When I had a basement shop I would put a box fan in one window and push out the air from an opened window across the room. It will also remove all your heated air in the winter, but it's better to be cold than breathing in the dust. The return air ducts in the basement must be sealed to prevent fine dust from being redistributed by your furnace to all the rest of the house.... wifey will appreciate that.:thumbsup:


----------



## Artisan1993 (Oct 29, 2011)

Thanks for the insight. I do have a contractors saw and it came with a collection bag which gets about half of the mess although I actually own a 5 gal shop vac and for some reason never thought to use it with the TS. Band saw has a port for it too but I don't think anything else dose so I'll look into the floor collector. As far as making an improv collection hood I am both creative and cheap so I should have no problem figuring that one out. Thanks again!


----------



## thegrgyle (Jan 11, 2011)

All good advice :yes: , but if I could add one more, it is that you really should consider making a Thein Baffle for each of your DC equipment. They will help to separate the dust/chips before it gets to the filters on the DC equipment, thusly improving the efficiency of your equipment. Here is a link to the original Thein designs: http://www.cgallery.com/jpthien/cy.htm

MANY people on this forum have made one, and absoluely love them. And they are relatively cheap to make!:thumbsup:

Dust collection is something that should be first on everyone's list of things to tackle, because that dust certainly isn't good for you.:no:

Just my 2 cents.....

Hope it helps

Fabian


----------



## Artisan1993 (Oct 29, 2011)

Found what looks like a good collector. JET DC-500, only thing is I'm kindda new to this dust collector business so I'm not sure exactly how this thing works, I need something that will collect airborne dust partials without having to attach anything to the active machine. Basically, I need something that just hangs out and filters dust out of the air, it looks like that's how this works but I want to get other insight. I'll attach a link to the product demo.

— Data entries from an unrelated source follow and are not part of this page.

constexpr int kTinyMax = 64;
constexpr long long kTinyPairs = 262144;
constexpr int kTinyParts = 32;
// ... 684 lines not shown
    }
    long long mx = 0;
    int tf = 0, big = 0;
    if (tid < 64) {
      for (int b2 = lane; b2 < ga.bs; b2 += 64) {
        const long long c = ga.cnt[b2 * kCntPad];
        if (c > mx) mx = c;
        const int t = ga.tiny[b2];
        tf |= t & kImgSmall;
        if ((t & kImgSmall) && !img_single_list(t)) tf |= 16;
      }
      if (tid == 0 && t2 == ga.bs - 1) big = ldg_agent(ga.info + 8);
    }
    if (max_det > 0 && cnt_c > max_det) cnt_c = (int)max_det;
    if (mine && myk == 0) { s_pre[myc + 1] = cnt_c; s_seg[myc] = sb_c; }
    if (tid == 0) s_pre[0] = 0;
    const int more = __syncthreads_or(cnt_c > spec ? 1 : 0);
    if (tid < 64) {
      int v[4], sum = 0, m = 0;
#pragma unroll
      for (int j = 0; j < 4; j++) { const int c = lane * 4 + j; v[j] = c < ncs ? s_pre[c + 1] : 0; sum += v[j]; m = v[j] > m ? v[j] : m; }
      int inc = sum;
#pragma unroll
      for (int d = 1; d < 64; d <<= 1) { const int t = __shfl_up(inc, d); if (lane >= d) inc += t; }
#pragma unroll
      for (int d = 32; d >= 1; d >>= 1) { const int o = __shfl_xor(m, d); m = o > m ? o : m; }
      int run = inc - sum;
#pragma unroll
      for (int j = 0; j < 4; j++) { const int c = lane * 4 + j; run += v[j]; if (c < ncs) s_pre[c + 1] = run; }
      if (lane == 0) s_maxc = m;
    }
    __syncthreads();
    const int total = s_pre[ncs], maxc = s_maxc;
    GSTAMP();
    if (tid == 0) ga.out_count[g] = (max_det > 0 && total > max_det) ? max_det : (long long)total;
    const bool single = self ? single_self != 0 : a.mode[g] == 0;
    const bool in_lds = total <= kLds;
    auto seg_of = [&](int e) -> int {
      int lo = 0, hi = ncs - 1;
      while (lo < hi) { const int mid = (lo + hi + 1) >> 1; if (s_pre[mid] <= e) lo = mid; else hi = mid - 1; }
      return lo;
    };
    if (in_lds) {
      if (mine && myk < cnt_c) { const int e = s_pre[myc] + myk; s_val[e] = val; s_key[e] = key; s_ck[e] = ((uint32_t)myc << 16) | (uint32_t)myk; }
      if (more)
        for (int e = tid; e < total; e += kSmallThreads) {
          const int c = seg_of(e), k = e - s_pre[c];
          if (k < spec) continue;
          const size_t p = (size_t)s_seg[c] + k;
          s_val[e] = ldg_agent(a.pub_val + p);
          s_key[e] = ldg_agent(a.pub_key + p);
          s_ck[e] = ((uint32_t)c << 16) | (uint32_t)k;
        }
      __syncthreads();
    }
    GSTAMP();
    int tpe = 1;
    if (!single) while (tpe < 16 && total * tpe * 2 <= kSmallThreads) tpe <<= 1;
    int top = 1;
    while (top * 2 <= maxc) top <<= 1;
    const int sub = tid & (tpe - 1), per_round = kSmallThreads / tpe, nlist = (ncs + tpe - 1) / tpe;
    for (int e0 = 0; e0 < total; e0 += per_round) {
      const int e = e0 + tid / tpe;
      const bool valid = e < total;
      int c = 0, k = 0, rank = 0;
      if (valid) {
        if (in_lds) { const uint32_t ck = s_ck[e]; c = (int)(ck >> 16); k = (int)(ck & 0xffffu); }
        else { c = seg_of(e); k = e - s_pre[c]; }
      }
      const bool writer = valid && sub == 0;
      float4 c0 = make_float4(0.f, 0.f, 0.f, 0.f), c1 = c0;
      if (writer) {
        const uint32_t slot = in_lds ? s_val[e] : ldg_agent(a.pub_val + (size_t)s_seg[c] + k);
        const size_t ci = (size_t)g * ga.cap_img + slot;
        c0 = ga.cand[ci * 2]; c1 = ga.cand[ci * 2 + 1];
      }
      GSTAMP();
      if (valid && !single) {
        if (in_lds) {
          const unsigned long long mk = s_key[e];
          for (int j0 = 0; j0 < nlist; j0 += 8) {
            int base[8], len[8], pos[8];
#pragma unroll
            for (int j = 0; j < 8; j++) {
              const int c2 = sub + (j0 + j) * tpe;
              const bool ok = c2 < ncs && c2 != c;
              base[j] = ok ? s_pre[c2] : 0;
              len[j] = ok ? s_pre[c2 + 1] - base[j] : 0;
              pos[j] = 0;
            }
            for (int st = top; st >= 1; st >>= 1) {
              unsigned long long k2[8];
#pragma unroll
              for (int j = 0; j < 8; j++) {
                const int q = pos[j] + st;
                int at = base[j] + (q <= len[j] ? q : len[j]) - 1;
                at = at < 0 ? 0 : at;
                k2[j] = s_key[at];
              }
#pragma unroll
              for (int j = 0; j < 8; j++) {
                const int q = pos[j] + st;
                const bool take = (q <= len[j]) & (k2[j] < mk);
                pos[j] = take ? q : pos[j];
              }
            }
#pragma unroll
            for (int j = 0; j < 8; j++) rank += pos[j];
          }
        } else {
          const unsigned long long mk = ldg_agent(a.pub_key + (size_t)s_seg[c] + k);
          for (int c2 = sub; c2 < ncs; c2 += tpe) {
            if (c2 == c) continue;
            int lo = 0, hi = s_pre[c2 + 1] - s_pre[c2];
            while (lo < hi) {
              const int mid = (lo + hi) >> 1;
              if (ldg_agent(a.pub_key + (size_t)s_seg[c2] + mid) < mk) lo = mid + 1; else hi = mid;
            }
            rank += lo;
          }
        }
      }
      GSTAMP();
      for (int d = 1; d < tpe; d <<= 1) rank += __shfl_xor(rank, d);
      rank += k;
#ifdef OBB_SMALL_TRACE
      asm volatile("s_waitcnt vmcnt(0)" ::: "memory");
      GSTAMP();
#endif
      if (!writer || (max_det > 0 && rank >= max_det)) continue;
      float* o = ga.out + ((size_t)g * max_det + rank) * 7;
      o[0] = c0.x; o[1] = c0.y; o[2] = c0.z; o[3] = c0.w; o[4] = c1.x; o[5] = c1.y; o[6] = c1.z;
    }
    GSTAMP();
#ifdef OBB_SMALL_TRACE
    if (tid == 0 && blockIdx.x < 2048) { unsigned long long* o_ = g_small_trace_tail + blockIdx.x * 4; o_[0] = 1ull + (unsigned long long)g; o_[1] = (unsigned long long)total; o_[2] = tt[0]; o_[3] = tt[7]; }
#endif
#undef GSTAMP
    if (tid >= 64) return;
    const int writes = __shfl(t2, 0) == ga.bs - 1;
    if (!writes) return;
#pragma unroll
    for (int d = 32; d >= 1; d >>= 1) { const long long o = __shfl_xor(mx, d); if (o > mx) mx = o; tf |= __shfl_xor(tf, d); }
    if (ga.clean_cnt != nullptr)
      for (int b2 = lane; b2 < ga.bs; b2 += 64) { ga.clean_cnt[b2 * kCntPad] = 0; ga.clean_tiny[b2] = 0; }
    if (lane == 0) {
      const int seg4 = ldg_agent(ga.info + 4);
      ga.status[0] = big ? -1 : (mx > ga.cap_img ? mx : 0);
      const long long small_seen = ((tf & kImgSmall) ? (1ll << 62) : 0ll) | ((tf & 16) ? (1ll << 61) : 0ll);
      ga.status[1] = mx | (((long long)(big > seg4 ? big : seg4) & 0x1fffffffll) << 32) | small_seen;
    }
  }
};
static_assert(SmallGather::kLdsBytes <= (size_t)kSmallMax * RotGeom::RECQ * 16 + (size_t)kSmallMax * kSmallWords * 8 + 64 + sizeof(SmallWave<RotGeom>) * kSmallWaves,
              "SmallGather: the merge lists live where the segment state was");

static inline size_t obb_state_bytes(int64_t bs) { return align_up((size_t)bs * kCntPad * 4 + (size_t)bs * 4); }

struct ObbCarve {
  float4* cand; unsigned long long *keys_a, *keys_b; uint32_t *vals_a, *vals_b; int* cnt; int *sort_begin, *sort_end;
  int *img_end, *mode, *tiny, *ticket;
  uint32_t* srs_hist;
  int* seg_size;
  int64_t* keep;
  Carve nms;
  size_t total;
};

static inline int64_t round_cap(int64_t cap_img) { return (cap_img + 63) / 64 * 64; }

static ObbCarve obb_carve(void* base, int64_t bs, int64_t cap_img, int64_t ncs, int cus) {
  cap_img = round_cap(cap_img);
  ObbCarve cv{};
  WsCursor w(base);
  const size_t n = (size_t)bs * cap_img;
  cv.cand = w.take<float4>(n * 2);
  cv.keys_a = w.take<unsigned long long>(n); cv.keys_b = w.take<unsigned long long>(n);
  cv.vals_a = w.take<uint32_t>(n); cv.vals_b = w.take<uint32_t>(n);
  cv.cnt = w.take<int>(bs * kCntPad); cv.sort_begin = w.take<int>(bs); cv.sort_end = w.take<int>(bs);
  cv.img_end = w.take<int>(bs); cv.mode = w.take<int>(bs); cv.tiny = w.take<int>(bs);
  cv.ticket = w.take<int>(16 + (size_t)(bs + 1));
  cv.seg_size = w.take<int>((size_t)bs * 256);
  cv.srs_hist = w.take<uint32_t>((size_t)bs * ((size_t)(cap_img + kSrsTile - 1) / kSrsTile) * 256);
  cv.keep = w.take<int64_t>(n);
  w.nest([&](void* b) { return (cv.nms = carve(b, (int64_t)n, bs * ncs, RotGeom::RECQ, cap_max(bs * ncs), cus)).total; });
  cv.total = w.total();
  return cv;
}

struct NmsObbCall {
  const void* pred = nullptr; const void* objcol = nullptr;
  const HeadFront* head = nullptr; const HeadFrontTta* tta = nullptr;
  int dtype = 0;
  int64_t bs = 0, A = 0, no = 0;
  float conf_thres = 0.f, iou_thres = 0.f;
  const int32_t* classes_host = nullptr; int n_classes = 0;
  int agnostic = 0, multi_label = 0;
  int64_t max_det = 0, max_nms = 0;
  float max_wh = 0.f;
  const float* extra8 = nullptr; int64_t n_extra = 0;
  int64_t cap_img = 0, expected_cand = 0;
  float* out = nullptr; int out_packed = 0; int64_t* out_count = nullptr; int64_t* status = nullptr;
  void* ws = nullptr; size_t ws_bytes = 0;
  void* state = nullptr; size_t state_bytes = 0;
  hipStream_t stream = nullptr;
};

static NmsObbCall nms_obb_call(int dtype, int64_t bs, int64_t A, int64_t no, float conf_thres, float iou_thres, const int32_t* classes_host,
                               int n_classes, int agnostic, int multi_label, int64_t max_det, int64_t max_nms, float max_wh,
                               const float* extra8, int64_t n_extra, int64_t cap_img, int64_t expected_cand, float* out, int out_packed,
                               int64_t* out_count, int64_t* status, void* ws, size_t ws_bytes, void* stream) {
  NmsObbCall c;
  c.dtype = dtype; c.bs = bs; c.A = A; c.no = no; c.conf_thres = conf_thres; c.iou_thres = iou_thres;
  c.classes_host = classes_host; c.n_classes = n_classes; c.agnostic = agnostic; c.multi_label = multi_label;
  c.max_det = max_det; c.max_nms = max_nms; c.max_wh = max_wh; c.extra8 = extra8; c.n_extra = n_extra;
  c.cap_img = cap_img; c.expected_cand = expected_cand; c.out = out; c.out_packed = out_packed ? 1 : 0; c.out_count = out_count;
  c.status = status; c.ws = ws; c.ws_bytes = ws_bytes; c.stream = (hipStream_t)stream;
  return c;
}

struct NmsObbRun {
  const NmsObbCall& c;
  int nc;
  int64_t cap_img;
  DeviceCus dc;
  ObbCarve cv;
  ObbPlan plan;
  bool kept;
  SmallHelpBlocks hb;
  long long bar16, alive16;
  DecodeArgs d;
};

static int obb_check_args(const NmsObbCall& c) {
  const int nc = (int)(c.no - 5 - 180);
  if (c.bs < 1 || c.A < 1 || nc < 1 || nc > 256 || c.max_det < 1 || c.cap_img < 1 || (!c.pred && !c.head && !c.tta) || !c.out ||
      !c.out_count || !c.status)
    return OBB_ERR_BAD_ARG;
  if (c.A * nc + c.n_extra > 0xffffffffLL || c.bs * c.cap_img > 0x7fffffffLL) return OBB_ERR_BAD_ARG;
  if (!dtype_known(c.dtype)) return OBB_ERR_BAD_ARG;
  return OBB_OK;
}

static int obb_carve_call(NmsObbRun& r) {
  const NmsObbCall& c = r.c;
  r.nc = (int)(c.no - 5 - 180);
  r.cap_img = round_cap(c.cap_img);
  r.dc = device_cus();
  r.cv = obb_carve(c.ws, c.bs, r.cap_img, c.agnostic ? 1 : r.nc, r.dc.cus);
  return ws_ok(c.ws, c.ws_bytes, r.cv.total) ? OBB_OK : OBB_ERR_WORKSPACE;
}

static int obb_plan_call(NmsObbRun& r) {
  const NmsObbCall& c = r.c;
  ObbCarve& cv = r.cv;
  ObbPlanIn pin{};
  pin.bs = c.bs; pin.A = c.A; pin.nc = r.nc; pin.agnostic = c.agnostic; pin.multi_label = c.multi_label; pin.iou_thres = c.iou_thres; pin.max_wh = c.max_wh;
  pin.n_extra = c.n_extra; pin.cap_img = r.cap_img; pin.max_nms = c.max_nms; pin.max_det = c.max_det; pin.expected_cand = c.expected_cand;
  pin.out_packed = c.out_packed; pin.hw_cus = r.dc.hw_cus; pin.cus = r.dc.cus; pin.ecap = cv.nms.ecap;
  pin.sort_tmp_bytes = cv.nms.sort_tmp_bytes; pin.ps_scratch_bytes = ps_scratch_bytes();
  r.plan = plan_nms_obb(pin, nms_env());
  r.kept = c.state != nullptr;
  if (r.kept) {
    if (!ws_ok(c.state, c.state_bytes, obb_state_bytes(c.bs))) return OBB_ERR_WORKSPACE;
    cv.cnt = (int*)c.state;
    cv.tiny = cv.cnt + c.bs * kCntPad;
  }
  r.hb = SmallHelpBlocks{};
  if (r.plan.helpers > 0) { WsCursor w(cv.nms.edges); r.hb = small_help_layout(w, r.plan.helpers, c.bs * r.plan.ncs, c.bs * r.cap_img); }
  return OBB_OK;
}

http://webapps.easy2.com/cm2/flash/generic_index.asp?page_id=35880110


----------



## woodnthings (Jan 24, 2009)

*That's a dust collector...*

designed to be attached to a machine.
This is an air filter, designed to hang from the ceiling and filter air circulated by it's blower/fan.
Amazon.com: JET 708620B AFS-1000B 550/702/1044 CFM 3-Speed Air Filtration System with Remote and Electrostatic Pre-Filter: Home Improvement

A smaller, less expensive unit:





You should really have both for your basement shop. :thumbsup: bill


----------



## annie (Feb 17, 2012)

Dust control becomes an important consideration when cutting concrete either with a saw or a drill or core boring bit.


----------



## Artisan1993 (Oct 29, 2011)

forgot about this post, I have ceiling mounted collector now that works great for what I need it for and I also realized I can attach my shop vac to most of my high dust production tools so I'm all squared away on dust control now :thumbsup:


----------